━━━━━ Data for review

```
template <int C> static void ctx_free(Ctx<C> *ctx) {
    if (!ctx) return;
    ctx_free(ctx->side);
    ctx_free(ctx->side_batch);
    for (auto &e : ctx->batch_ev)
        if (e) (void)hipEventDestroy(e);
    graphs_clear(ctx);
    for (DevBuf *b : {&ctx->scalars, &ctx->blinds, &ctx->hpoint, &ctx->dig, &ctx->counts, &ctx->bstart, &ctx->bstart1, &ctx->seg_first,
                      &ctx->seg_counts, &ctx->entries1, &ctx->sym_table, &ctx->sym_tmp, &ctx->sym_u8, &ctx->tile_sums,
                      &ctx->entries, &ctx->bucket_acc, &ctx->rowcol, &ctx->group_sums, &ctx->result,
                      &ctx->tmp_xyzz, &ctx->maxbits, &ctx->wsum, &ctx->deep_dig, &ctx->deep_part, &ctx->h_tab, &ctx->small_partial, &ctx->wide_dig, &ctx->wide_partial, &ctx->lkeys[0], &ctx->lkeys[1], &ctx->lvals[0], &ctx->lvals[1]})
        b->release();
    for (auto &q : ctx->evr)
        for (auto &e : q)
            if (e) (void)hipEventDestroy(e);
// ... 389 lines not shown
            hipLaunchKernelGGL(k_seg_plan, dim3(1), dim3(1024), 0, st, bstart_c, NBTc, seg_first);
            hipLaunchKernelGGL(k_fine_count<true>, dim3(nseg_max), dim3(1024), fine * sizeof(u32), st, (const void *)e1, bstart_c, seg_first, NBTc, shift, seg_counts);
            hipLaunchKernelGGL(k_fine_offsets, dim3(NBTc), dim3(fine), 0, st, bstart_c, seg_first, NBTc, shift, seg_counts, bstart);
            if (word_entries)
                hipLaunchKernelGGL((k_fine_scatter<true, true>), dim3(nseg_max), dim3(1024), fine * sizeof(u32), st, (const void *)e1, bstart_c, seg_first, NBTc, shift, seg_counts,
                                   (void *)ctx->entries.template as<u32x2>());
            else
                hipLaunchKernelGGL((k_fine_scatter<true, false>), dim3(nseg_max), dim3(1024), fine * sizeof(u32), st, (const void *)e1, bstart_c, seg_first, NBTc, shift, seg_counts,
                                   (void *)ctx->entries.template as<u32x2>());
        } else {
            hipLaunchKernelGGL(k_scatter<false>, dim3(S, groups_total, NBc / sh.KB), dim3(1024), sh.KB * sizeof(u32), st, dig, sh, ctx->counts.template as<u32>(), (void *)e1);
            hipLaunchKernelGGL(k_seg_plan, dim3(1), dim3(1024), 0, st, bstart_c, NBTc, seg_first);
            hipLaunchKernelGGL(k_fine_count<false>, dim3(nseg_max), dim3(1024), fine * sizeof(u32), st, (const void *)e1, bstart_c, seg_first, NBTc, shift, seg_counts);
            hipLaunchKernelGGL(k_fine_offsets, dim3(NBTc), dim3(fine), 0, st, bstart_c, seg_first, NBTc, shift, seg_counts, bstart);
            hipLaunchKernelGGL((k_fine_scatter<false, false>), dim3(nseg_max), dim3(1024), fine * sizeof(u32), st, (const void *)e1, bstart_c, seg_first, NBTc, shift, seg_counts,
                               (void *)ctx->entries.template as<u32x2>());
        }
    } else if (!row_mode) {
        hipLaunchKernelGGL(k_scatter<false>, dim3(S, groups_total, NB / sh.KB), dim3(1024), sh.KB * sizeof(u32), st, dig, sh, ctx->counts.template as<u32>(),
                           (void *)ctx->entries.template as<u32x2>());
    } else {
        hipLaunchKernelGGL(k_row_scatter, dim3(ceil_div(pl.rows, rsh.rows_per_block)), dim3(1024),
                           rsh.rows_per_block * pl.G * NB * sizeof(u32), st, dig, rsh, bstart, ctx->entries.template as<u32x2>());
    }

    if (ctx->timing) REEF_HIP_TRY(hipEventRecord(ctx->ev[1], st));
    const bool fused = merge_is_fused<C>(ctx, nchunks0);
    {
        const dim3 ag(ceil_div(nchunks0, 256)), ab(256);
        const void *ent = (const void *)ctx->entries.template as<u32x2>();
        xyzz_mem *bacc = ctx->bucket_acc.template as<xyzz_mem>();
        u32 *ok = ctx->lkeys[fused ? 1 : 0].template as<u32>();
        xyzz_mem *ov = ctx->lvals[fused ? 1 : 0].template as<xyzz_mem>();
        if (fused && word_entries) hipLaunchKernelGGL((k_accum0<C, true, true>), ag, ab, 0, st, ctx->key->tables, ent, bstart + NBT, L0, nchunks0, bacc, ok, ov, NBT);
        else if (fused) hipLaunchKernelGGL((k_accum0<C, true, false>), ag, ab, 0, st, ctx->key->tables, ent, bstart + NBT, L0, nchunks0, bacc, ok, ov, 0u);
        else if (word_entries) hipLaunchKernelGGL((k_accum0<C, false, true>), ag, ab, 0, st, ctx->key->tables, ent, bstart + NBT, L0, nchunks0, bacc, ok, ov, NBT);
        else hipLaunchKernelGGL((k_accum0<C, false, false>), ag, ab, 0, st, ctx->key->tables, ent, bstart + NBT, L0, nchunks0, bacc, ok, ov, 0u);
    }
    if (ctx->timing) REEF_HIP_TRY(hipEventRecord(ctx->ev[2], st));
    launch_partial_merge<C>(ctx, nchunks0, ctx->bucket_acc.template as<xyzz_mem>(), fused);

    const u32 lg = pl.c - 1;
    const u32 c2 = (lg + 1) / 2, c1 = lg - c2;
    const u32 per_group = (1u << c1) + (1u << c2);
    const u32 rc_waves = groups_total * per_group;
    xyzz_mem *gsum = ctx->group_sums.template as<xyzz_mem>();
    if (group_sums_out && ctx->pinned && (size_t)groups_total * sizeof(xyzz_mem) <= Ctx<C>::PINNED_POINTS * sizeof(jacobian256))
        gsum = (xyzz_mem *)ctx->pinned;
    const bool direct = !group_sums_out && pl.G == 1;
    static const int skip_reduce = [] { const char *e = exp_env("REEF_MSM_SKIP_REDUCE"); return e ? atoi(e) : 0; }();
    const int lanes = rowcol >= 0 ? rowcol : rowcol_lanes<C>(ctx, NB);
    auto launch_rowcol = [&](auto lps) {
        constexpr int LPS = decltype(lps)::value;
        hipLaunchKernelGGL((k_reduce_rowcol<C, LPS>), dim3(ceil_div(ceil_div(rc_waves, 64u / LPS), 4)), dim3(256), 0, st, ctx->bucket_acc.template as<xyzz_mem>(),
                           bstart, c1, c2, groups_total, ctx->rowcol.template as<xyzz_mem>());
    };
    if (skip_reduce == 1) {
        if (group_sums_out) *group_sums_out = gsum;
    } else if (ctx->coop) {
        REEF_TRY(ctx->wsum.ensure((u64)groups_total * 4 * sizeof(xyzz_mem)));
        ++ctx->rowcol_calls[lanes != 0];
        if (skip_reduce == 2) {}
        else if (lanes == 16) launch_rowcol(std::integral_constant<int, 16>{});
        else if (lanes == 32) launch_rowcol(std::integral_constant<int, 32>{});
        else if (lanes == 64) launch_rowcol(std::integral_constant<int, 64>{});
        else
        hipLaunchKernelGGL(k_reduce_rowcol_coop<C>, dim3(rc_waves), dim3(256), 0, st, ctx->bucket_acc.template as<xyzz_mem>(), bstart, c1, c2,
                           groups_total, ctx->rowcol.template as<xyzz_mem>());
        hipLaunchKernelGGL(k_reduce_weighted_coop<C>, dim3(groups_total, 2), dim3(256), 0, st, ctx->rowcol.template as<xyzz_mem>(), c1, c2,
                           ctx->wsum.template as<xyzz_mem>());
// ... 1201 lines not shown
```

### reef_amd/csrc/msm_kernels.inc

```
#include "ec.h"
#include "ec_coop.h"
#include "glv_consts.h"

namespace reef {

static constexpr u32 KEY_INVALID = 0xffffffffu;
static constexpr int WAVE = 64;

template <int C> struct Kern;

__device__ __forceinline__ void latency_critical() { __builtin_amdgcn_s_setprio(3); }

__device__ __forceinline__ u32 extract_bits(const fe256 &k, u32 off, u32 c) {
    const u32 limb = off >> 5, sh = off & 31u;
    u32 lo = 0, hi = 0;
#pragma unroll
    for (u32 l = 0; l < 8; ++l) {
        lo = (l == limb) ? k.w[l] : lo;
        hi = (l == limb + 1) ? k.w[l] : hi;
    }
    u64 v = (((u64)hi << 32) | lo) >> sh;
    return (u32)v & ((1u << c) - 1u);
}

__device__ __forceinline__ fe256 load_fe256(const fe256 *p) {
    const u32x4 *q = reinterpret_cast<const u32x4 *>(p);
    const u32x4 a = q[0], b = q[1];
    fe256 d;
    d.w[0] = a.x; d.w[1] = a.y; d.w[2] = a.z; d.w[3] = a.w;
    d.w[4] = b.x; d.w[5] = b.y; d.w[6] = b.z; d.w[7] = b.w;
    return d;
}
__device__ __forceinline__ void store_fe256(fe256 *p, const fe256 &s) {
    u32x4 *q = reinterpret_cast<u32x4 *>(p);
    q[0] = mk_u32x4(s.w[0], s.w[1], s.w[2], s.w[3]);
    q[1] = mk_u32x4(s.w[4], s.w[5], s.w[6], s.w[7]);
}
__device__ __forceinline__ affine256 load_affine256(const affine256 *p) {
    affine256 r;
    r.x = load_fe256(&p->x);
    r.y = load_fe256(&p->y);
    return r;
}
__device__ __forceinline__ void store_affine256(affine256 *p, const affine256 &s) {
    store_fe256(&p->x, s.x);
    store_fe256(&p->y, s.y);
}
__device__ __forceinline__ jacobian256 load_jacobian256(const jacobian256 *p) {
    jacobian256 r;
    r.x = load_fe256(&p->x); r.y = load_fe256(&p->y); r.z = load_fe256(&p->z);
    return r;
}
__device__ __forceinline__ void store_jacobian256(jacobian256 *p, const jacobian256 &s) {
    store_fe256(&p->x, s.x); store_fe256(&p->y, s.y); store_fe256(&p->z, s.z);
}
__device__ __forceinline__ affine load_table_point(const affine256 *p) { return affine_from_table(load_affine256(p)); }
__device__ __forceinline__ xyzz load_xyzz(const xyzz_mem *p) {
    const u32x4 *q = reinterpret_cast<const u32x4 *>(p);
    xyzz_mem m;
#pragma unroll
    for (int i = 0; i < 9; ++i) {
        const u32x4 v = q[i];
        m.w[4 * i] = v.x; m.w[4 * i + 1] = v.y; m.w[4 * i + 2] = v.z; m.w[4 * i + 3] = v.w;
    }
    return xyzz_from_mem(m);
}
__device__ __forceinline__ xyzz load_xyzz_coop(const xyzz_mem *p) {
    const u32x4 *q = reinterpret_cast<const u32x4 *>(p);
    xyzz_mem m;
#pragma unroll
    for (int i = 0; i < 9; ++i) {
        const u32x4 v = q[i];
        m.w[4 * i] = coop_launder(v.x); m.w[4 * i + 1] = coop_launder(v.y); m.w[4 * i + 2] = coop_launder(v.z); m.w[4 * i + 3] = coop_launder(v.w);
    }
    return xyzz_from_mem(m);
}
__device__ __forceinline__ void store_xyzz(xyzz_mem *p, const xyzz &s) {
    const xyzz_mem m = xyzz_to_mem(s);
    u32x4 *q = reinterpret_cast<u32x4 *>(p);
#pragma unroll
    for (int i = 0; i < 9; ++i) q[i] = mk_u32x4(m.w[4 * i], m.w[4 * i + 1], m.w[4 * i + 2], m.w[4 * i + 3]);
}
__device__ __forceinline__ xyzz shfl_xyzz(const xyzz &a, int src_lane) {
    xyzz_mem m = xyzz_to_mem(a);
#pragma unroll
    for (int i = 0; i < 36; ++i) m.w[i] = __shfl(m.w[i], src_lane, WAVE);
    return xyzz_from_mem(m);
}

// ... 447 lines not shown
    for (u32 k = threadIdx.x; k < nkeys; k += blockDim.x) cur[k] = bucket_start[key0 + k];
    __syncthreads();
    const size_t n = (size_t)sh.rows * sh.row_len;
    const u32 cnt = nrows * sh.row_len;
    for (u32 w = 0; w < sh.W; ++w) {
        const u32 *d = dig + (size_t)w * n + (size_t)r0 * sh.row_len;
        const u32 g = w % sh.G, j = w / sh.G;
        for (u32 e = threadIdx.x; e < cnt; e += blockDim.x) {
            const u32 v = d[e];
            const u32 mag = v & 0x7fffffffu;
            if (mag) {
                const u32 row = e / sh.row_len, col = e - row * sh.row_len;
                const u32 rel = (row * sh.G + g) * sh.NB + mag - 1u;
                const u32 pos = atomicAdd(&cur[rel], 1u);
                entries[pos] = mk_u32x2(key0 + rel, (j * sh.n_ctx + col) | (v & 0x80000000u));
            }
        }
    }
}

template <int C, bool COOP>
__device__ __forceinline__ void merge_wave(u32 ka, u32 kb, xyzz v, xyzz bv, u32 wave_id, int lane, int role, CoopLds *L,
                                           xyzz_mem *__restrict__ bucket_acc, u32 *__restrict__ out_keys, xyzz_mem *__restrict__ out_vals);
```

━━━━━━━━━━

About this task:
Count the lines of the data that hold the word "lanes". Report the count and nothing more.

Answer box:
5